== Segment start ==

+    asm volatile("" : "+v"(v));
+    return v;
+  };
+  const uint32_t lk0 = (uint32_t)(r16 * K + 8 * gq);
+  auto load = [&](int t, u32x4 (&a)[NF][KS], u32x4 (&b)[NF][KS], float (&g)[NF], float (&pv)[NF]) {
+    const int64_t pb = tile_px(t);
+    const uint32_t lk = opq(lk0), lr = opq((uint32_t)r16);
+    const bf16_t *ugb = p.ug + pb * K + lk, *uxb = p.ux + pb * K + lk;
+    const float *dqb = p.dq + pb + lr, *pmb = p.pmap + pb + lr;
+#pragma unroll
+    for (int f = 0; f < NF; ++f) {
+      g[f] = dqb[16 * f];
+      pv[f] = pmb[16 * f];
+#pragma unroll
+      for (int ks = 0; ks < KS; ++ks) {
+        a[f][ks] = *reinterpret_cast<const u32x4*>(ugb + 16 * f * K + 32 * ks);
+        b[f][ks] = *reinterpret_cast<const u32x4*>(uxb + 16 * f * K + 32 * ks);
+      }
+    }
+  };
+  u32x4 na[NF][KS], nb[NF][KS];
+  float ng[NF], npv[NF];
+  int tile = blockIdx.x * NW + wid;
+  if (tile < ntiles) load(tile, na, nb, ng, npv);
+  for (; tile < ntiles; tile += tstride) {
+    const int64_t pb = tile_px(tile);
+    int lo = 0;
+    asm volatile("" : "+v"(lo));
+    auto coef8 = [&](int q, int ks, float (&d)[8]) {
+      const char* s = reinterpret_cast<const char*>(&csm[q][32 * ks + 8 * gq]) + lo;
+      const f32x4 u = *reinterpret_cast<const f32x4*>(s), v = *reinterpret_cast<const f32x4*>(s + 16);
+#pragma unroll
+      for (int k = 0; k < 4; ++k) { d[k] = u[k]; d[4 + k] = v[k]; }
+    };
+    u32x4 ag[NF][KS], ax[NF][KS];
+    float pv[NF];
+#pragma unroll
+    for (int f = 0; f < NF; ++f) pv[f] = npv[f];
+#pragma unroll
+    for (int ks = 0; ks < KS; ++ks) {
+      Vec8<bf16_t> va[NF], vb[NF];
+      float dsv[NF][8];
+      {
+        float wsg[8], wtg[8], wsx[8], wtx[8], wp[8];
+        coef8(Q_SG, ks, wsg); coef8(Q_TG, ks, wtg); coef8(Q_SX, ks, wsx); coef8(Q_TX, ks, wtx); coef8(Q_WP, ks, wp);
+#pragma unroll
+        for (int f = 0; f < NF; ++f) {
+          va[f].v = na[f][ks];
+          vb[f].v = nb[f][ks];
+#pragma unroll
+          for (int k = 0; k < 8; ++k) {
+            float s = attn_pre(va[f].get(k), wsg[k], wtg[k], vb[f].get(k), wsx[k], wtx[k]);
+            bool on = s > 0.f;
+            float gw = rnd<bf16_t>(ng[f] * wp[k]);
+            asm volatile("" : "+v"(gw));
+            dsv[f][k] = on ? gw : 0.f;
+          }
+        }
+        __builtin_amdgcn_sched_barrier(0);
+      }
+#pragma unroll
+      for (int side = 0; side < 2; ++side) {
+        float mu[8], a[8], b[8], e[8];
+        coef8(side ? Q_MX : Q_MG, ks, mu); coef8(side ? Q_AX : Q_AG, ks, a);
+        coef8(side ? Q_BX : Q_BG, ks, b); coef8(side ? Q_EX : Q_EG, ks, e);
+#pragma unroll
+        for (int f = 0; f < NF; ++f) {
+          const Vec8<bf16_t>& vx = side ? vb[f] : va[f];
+          Vec8<bf16_t> o;
+          o.zero();
+#pragma unroll
+          for (int k = 0; k < 8; ++k) {
+            const float dz = dsv[f][k];
+            o.set(k, fmaf(a[k], dz, b[k] * (vx.get(k) - mu[k])) + e[k]);
+          }
+          asm volatile("" : "+v"(o.v));
+          (side ? ax : ag)[f][ks] = o.v;
+        }
+        __builtin_amdgcn_sched_barrier(0);
+      }
+    }
+    if (tile + tstride < ntiles) load(tile + tstride, na, nb, ng, npv);
+    {
+      const uint32_t lk = opq(lk0);
+      bf16_t *dugb = p.dug + pb * K + lk, *duxb = p.dux + pb * K + lk;
+#pragma unroll
+      for (int f = 0; f < NF; ++f)
+#pragma unroll
+        for (int ks = 0; ks < KS; ++ks) {
+          *reinterpret_cast<u32x4*>(dugb + 16 * f * K + 32 * ks) = ag[f][ks];
+          *reinterpret_cast<u32x4*>(duxb + 16 * f * K + 32 * ks) = ax[f][ks];
+        }
+    }
+
+    auto add_old = [&](u32x4& v, const u32x4 o) {
+#pragma unroll
+      for (int w = 0; w < 4; ++w)
+        v[w] = pack2(__uint_as_float(o[w] << 16) + __uint_as_float(v[w] << 16),
+                     __uint_as_float(o[w] & 0xffff0000u) + __uint_as_float(v[w] & 0xffff0000u));
+    };
+    auto gemm = [&](const char* wimg, const u32x4 (&pf)[NF][KS], bf16_t* out, int64_t os, auto old_tag) {
+      constexpr int OLD = decltype(old_tag)::value;
+      f32x4 acc[NF][NJ];
+#pragma unroll
+      for (int f = 0; f < NF; ++f)
+#pragma unroll
+        for (int j = 0; j < NJ; ++j) acc[f][j] = f32x4{0, 0, 0, 0};
+#pragma unroll
+      for (int ks = 0; ks < KS; ++ks)
+#pragma unroll
+        for (int j = 0; j < NJ; ++j) {
+          const u32x4 wf = *reinterpret_cast<const u32x4*>(wimg + lo + ((j * KS + ks) * 64 + lane) * 16);
+#pragma unroll
+          for (int f = 0; f < NF; ++f)
+            acc[f][j] = __builtin_amdgcn_mfma_f32_16x16x32_bf16(__builtin_bit_cast(bf16x8, wf),
+                                                                __builtin_bit_cast(bf16x8, pf[f][ks]), acc[f][j], 0, 0, 0);
+          if constexpr (KS * NJ >= 64)
+            if ((j & 7) == 7) __builtin_amdgcn_sched_barrier(0);
+        }
+#pragma unroll
+      for (int f = 0; f < NF; ++f) {
+        const uint32_t row = (uint32_t)(16 * f + r16);
+        bf16_t* outp = out + pb * os + opq(row * (uint32_t)os + 8 * gq);
+        const bf16_t* dop = p.dout + pb * p.dos + opq(row * (uint32_t)p.dos + 8 * gq);
+        constexpr int GC = NJ / GS < 2 ? NJ / GS : 2;
+#pragma unroll
+        for (int g0 = 0; g0 < NJ / GS; g0 += GC) {
+          u32x4 c[GC][2];
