# pangsu0613/TransCAR

Measured on AMD Instinct MI355X. Metric: nuScenes frames/sec (6-cam+radar, 900 queries): fusion decoder (Detr3DHead.forward + box decode), FPN features resident in HBM, higher is better.
Workload: dtype f32 (linear steps and attention core of the batched launches: f16x2 split operands, 3 v_mfma_f32_16x16x32_f16 products, fp32 accumulate; activations of the 32-row tiles held as two f16 planes; 4- / 8-row tiles: f32 MFMA)

## Files before the change

### transcar_amd/csrc/chain.hip

```cpp
#include <stdlib.h>
#include <string.h>

#include <type_traits>

#include "kernels.hpp"
#ifdef TC_CHAIN_STAMPS
__device__ long long g_cam_stamps[4][8];
#define CAM_STAMP(slot)                                                                        \
  do {                                                                                         \
    if (blockIdx.x == 100 && (threadIdx.x & 63) == 0)                                          \
      g_cam_stamps[(threadIdx.x >> 6) & 3][(slot)] = __builtin_amdgcn_s_memtime();             \
  } while (0)
#endif
#include "rowdev.hpp"
#define TC_ONCE_LD(p) ldg4_stream(p)
#ifdef TC_CHAIN_DUMP
__device__ float* g_chain_dump;
__device__ long long g_chain_dump_floats;
#endif

namespace tc {

namespace {

// ... 76 lines not shown
  F_CARRY = 4096,
  F_NOT_LAYER0 = 8192,
  F_PRESYNC = 16384
};
enum GSel : short {
  G_NONE = -1, G_HS = 0, G_QK, G_VT, G_INITREF, G_ATTN_O, G_XIN, G_POS, G_CLS, G_KV0, G_KV1, G_KV2,
  G_QF, G_RFEAT, G_COUNT
};

struct StepDesc {
  short kind, wp, wp2, K, N, src, src2, dst, res, act, flags, gsel, gtsel, sync;
};
constexpr StepDesc PROG_DECODER_T[] = {
    {K_LOAD, 0, 0, 0, 0, B_NONE, B_NONE, B_U1, B_NONE, 0, 0, G_ATTN_O, G_NONE, 0},
    {K_LOAD, 0, 0, 0, 0, B_NONE, B_NONE, B_X, B_NONE, 0, 0, G_XIN, G_NONE, 1},
    {K_LINEAR, 1, -1, 256, 256, B_U1, B_NONE, B_U2, B_X, 0, 0, G_NONE, G_NONE, 1},
    {K_LN, 2, -1, 0, 0, B_U2, B_NONE, B_X, B_U1, 0, F_LN_XP, G_NONE, G_NONE, 1},
    {K_LINEAR, 3, -1, 256, N_LOGITS, B_U1, B_NONE, B_L, B_NONE, 0, 0, G_NONE, G_NONE, 0},
    {K_POSENC, 5, 6, 0, 0, B_NONE, B_NONE, B_U2, B_NONE, 0, F_NOT_W0, G_NONE, G_NONE, 1},
    {K_SAMPLE, 0, 0, 0, 0, B_L, B_NONE, B_U3, B_NONE, 0, 0, G_NONE, G_NONE, 1},
    {K_LINEAR, 7, -1, 256, 256, B_U2, B_NONE, B_U1, B_NONE, 0, 0, G_NONE, G_NONE, 1},
    {K_LINEAR, 4, -1, 256, 256, B_U3, B_NONE, B_U2, B_X, 0, 0, G_NONE, G_NONE, 1},
    {K_LN, 9, 8, 0, 0, B_U2, B_U1, B_X, B_NONE, 0, 0, G_NONE, G_NONE, 1},
    {K_LINEAR, 10, -1, 256, 512, B_X, B_NONE, B_A, B_NONE, 1, 0, G_NONE, G_NONE, 1},
    {K_LINEAR, 11, -1, 512, 256, B_A, B_NONE, B_U3, B_X, 0, 0, G_NONE, G_NONE, 1},
    {K_LN, 12, -1, 0, 0, B_U3, B_NONE, B_X, B_U1, 0, F_LN_XP, G_HS, G_NONE, 1},
    {K_LINEAR, 13, -1, 256, 256, B_X, B_NONE, B_U2, B_NONE, 1, 0, G_NONE, G_NONE, 0},
    {K_LINEAR, 16, -1, 256, 512, B_U1, B_NONE, B_NONE, B_NONE, 0, F_SCALEQ | F_SKIP_NONEXT, G_QK, G_NONE, 0},
    {K_LINEAR, 16, -1, 256, 256, B_X, B_NONE, B_NONE, B_NONE, 0, F_WOFF | F_SKIP_NONEXT, G_NONE, G_VT, 1},
    {K_LINEAR, 14, -1, 256, 256, B_U2, B_NONE, B_U3, B_NONE, 1, 0, G_NONE, G_NONE, 0},
    {K_NARROW, 15, -1, 256, N_CODE, B_U3, B_U1, B_L, B_NONE, 0, F_PRESYNC, G_NONE, G_NONE, 1},
    {K_REFUPD, 0, 0, 0, 0, B_L, B_NONE, B_NONE, B_NONE, 0, 0, G_NONE, G_NONE, 0},
    {K_END, 0, 0, 0, 0, 0, 0, 0, 0, 0, 0, 0, 0, 0}};
constexpr StepDesc PROG_PROLOGUE_T[] = {
    {K_LOAD, 0, 0, 0, 0, B_NONE, B_NONE, B_U1, B_NONE, 0, 0, G_POS, G_NONE, 0},
    {K_LOAD, 0, 0, 0, 0, B_NONE, B_NONE, B_X, B_NONE, 0, 0, G_XIN, G_NONE, 1},
    {K_LINEAR, 0, -1, 256, 3, B_U1, B_NONE, B_NONE, B_NONE, 2, 0, G_INITREF, G_NONE, 0},
    {K_LINEAR, 16, -1, 256, 512, B_X, B_U1, B_NONE, B_NONE, 0, F_SCALEQ, G_QK, G_NONE, 0},
    {K_LINEAR, 16, -1, 256, 256, B_X, B_NONE, B_NONE, B_NONE, 0, F_WOFF, G_NONE, G_VT, 0},
    {K_END, 0, 0, 0, 0, 0, 0, 0, 0, 0, 0, 0, 0, 0}};
constexpr StepDesc PROG_RADAR_ENC_T[] = {
    {K_TOKENS, 0, 0, 0, 0, B_NONE, B_NONE, B_A, B_NONE, 0, 0, G_NONE, G_NONE, 1},
    {K_POSENC, 0, 1, 0, 0, B_A, B_NONE, B_U3, B_NONE, 0, 0, G_NONE, G_NONE, 0},
    {K_LINEAR, 4, -1, 36, 64, B_A, B_NONE, B_X, B_NONE, 1, 0, G_NONE, G_NONE, 1},
    {K_LINEAR, 2, -1, 256, 256, B_U3, B_NONE, B_U1, B_NONE, 0, 0, G_NONE, G_NONE, 0},
    {K_LINEAR, 5, -1, 64, 128, B_X, B_NONE, B_U2, B_NONE, 1, 0, G_NONE, G_NONE, 1},
    {K_LINEAR, 6, -1, 128, 256, B_U2, B_NONE, B_X, B_NONE, 1, 0, G_NONE, G_NONE, 1},
    {K_LN, 3, -1, 0, 0, B_U1, B_NONE, B_U2, B_X, 0, F_LN_RELU, G_NONE, G_NONE, 1},
    {K_LINEAR, 7, -1, 256, 512, B_U2, B_NONE, B_NONE, B_NONE, 0, 0, G_KV0, G_NONE, 0},
    {K_LINEAR, 8, -1, 256, 512, B_U2, B_NONE, B_NONE, B_NONE, 0, 0, G_KV1, G_NONE, 0},
    {K_LINEAR, 9, -1, 256, 512, B_U2, B_NONE, B_NONE, B_NONE, 0, 0, G_KV2, G_NONE, 0},
    {K_END, 0, 0, 0, 0, 0, 0, 0, 0, 0, 0, 0, 0, 0}};
constexpr StepDesc PROG_RADAR_ENC_A_T[] = {
    {K_TOKENS, 0, 0, 0, 0, B_NONE, B_NONE, B_A, B_NONE, 0, 0, G_NONE, G_NONE, 1},
    {K_POSENC, 0, 1, 0, 0, B_A, B_NONE, B_U3, B_NONE, 0, 0, G_NONE, G_NONE, 0},
    {K_LINEAR, 4, -1, 36, 64, B_A, B_NONE, B_X, B_NONE, 1, 0, G_NONE, G_NONE, 1},
    {K_LINEAR, 2, -1, 256, 256, B_U3, B_NONE, B_U1, B_NONE, 0, 0, G_NONE, G_NONE, 0},
    {K_LINEAR, 5, -1, 64, 128, B_X, B_NONE, B_U2, B_NONE, 1, 0, G_NONE, G_NONE, 1},
    {K_LINEAR, 6, -1, 128, 256, B_U2, B_NONE, B_X, B_NONE, 1, 0, G_NONE, G_NONE, 1},
    {K_LN, 3, -1, 0, 0, B_U1, B_NONE, B_U2, B_X, 0, F_LN_RELU, G_RFEAT, G_NONE, 1},
    {K_LINEAR, 7, -1, 256, 512, B_U2, B_NONE, B_NONE, B_NONE, 0, 0, G_KV0, G_NONE, 0},
    {K_END, 0, 0, 0, 0, 0, 0, 0, 0, 0, 0, 0, 0, 0}};
constexpr StepDesc PROG_RADAR_ENC_B_T[] = {
    {K_LOAD, 0, 0, 0, 0, B_NONE, B_NONE, B_X, B_NONE, 0, 0, G_RFEAT, G_NONE, 1},
    {K_LINEAR, 8, -1, 256, 512, B_X, B_NONE, B_NONE, B_NONE, 0, 0, G_KV1, G_NONE, 0},
    {K_LINEAR, 9, -1, 256, 512, B_X, B_NONE, B_NONE, B_NONE, 0, 0, G_KV2, G_NONE, 0},
// ... 67 lines not shown
  float qscale; int qpad;
  DropK drop;
  int dbg;
  int tile_rows;
  int matrix_path;
  int last_cls_only;
  const float* ref_in; int ref_mod; float* ref_out; float* box_m;
  CamK cam; unsigned long long* pair_counter;
  const float* pre; const int* premask;
  const float* tokens; int RI, T, pad_mult;
  const float* ref_last; const float* box_in;
  int cen_from_box;
  float rmin[TC_MAX_RADAR_LAYERS], rmax[TC_MAX_RADAR_LAYERS];
  float* all_box; int* hits;
  const int* row_perm;
  float* tape[T_COUNT]; size_t tape_stride; size_t hits_stride;
  DropK rdrop;
  const float* bwd_cxy[TC_MAX_RADAR_LAYERS]; int bwd_ldc[TC_MAX_RADAR_LAYERS];
  const float* bwd_box[TC_MAX_RADAR_LAYERS];
  int* range_status;
  const float* loss_vals;
  float* loss_out;
  const DetAcc* detp;
};
struct ChainK : ChainDev {
  tc_linear pairs[MAX_PAIRS];
  tc_linear gpairs[MAX_PAIRS];
  float* dy[D_COUNT]; size_t dy_stride = 0;
  const float* d_cls = nullptr; const float* d_box = nullptr;
  float* dkv[TC_MAX_RADAR_LAYERS] = {nullptr, nullptr, nullptr};
  size_t w16_delta = 0;
  int npoints = 1;
  int refine = 1;
};
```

== Segment end ==

Exercise
In your reply, restate exactly the lines from the start of the records above through the line holding "coef8 = [&](int", including both, and nothing else.

Result of this task
+    asm volatile("" : "+v"(v));
+    return v;
+  };
+  const uint32_t lk0 = (uint32_t)(r16 * K + 8 * gq);
+  auto load = [&](int t, u32x4 (&a)[NF][KS], u32x4 (&b)[NF][KS], float (&g)[NF], float (&pv)[NF]) {
+    const int64_t pb = tile_px(t);
+    const uint32_t lk = opq(lk0), lr = opq((uint32_t)r16);
+    const bf16_t *ugb = p.ug + pb * K + lk, *uxb = p.ux + pb * K + lk;
+    const float *dqb = p.dq + pb + lr, *pmb = p.pmap + pb + lr;
+#pragma unroll
+    for (int f = 0; f < NF; ++f) {
+      g[f] = dqb[16 * f];
+      pv[f] = pmb[16 * f];
+#pragma unroll
+      for (int ks = 0; ks < KS; ++ks) {
+        a[f][ks] = *reinterpret_cast<const u32x4*>(ugb + 16 * f * K + 32 * ks);
+        b[f][ks] = *reinterpret_cast<const u32x4*>(uxb + 16 * f * K + 32 * ks);
+      }
+    }
+  };
+  u32x4 na[NF][KS], nb[NF][KS];
+  float ng[NF], npv[NF];
+  int tile = blockIdx.x * NW + wid;
+  if (tile < ntiles) load(tile, na, nb, ng, npv);
+  for (; tile < ntiles; tile += tstride) {
+    const int64_t pb = tile_px(tile);
+    int lo = 0;
+    asm volatile("" : "+v"(lo));
+    auto coef8 = [&](int q, int ks, float (&d)[8]) {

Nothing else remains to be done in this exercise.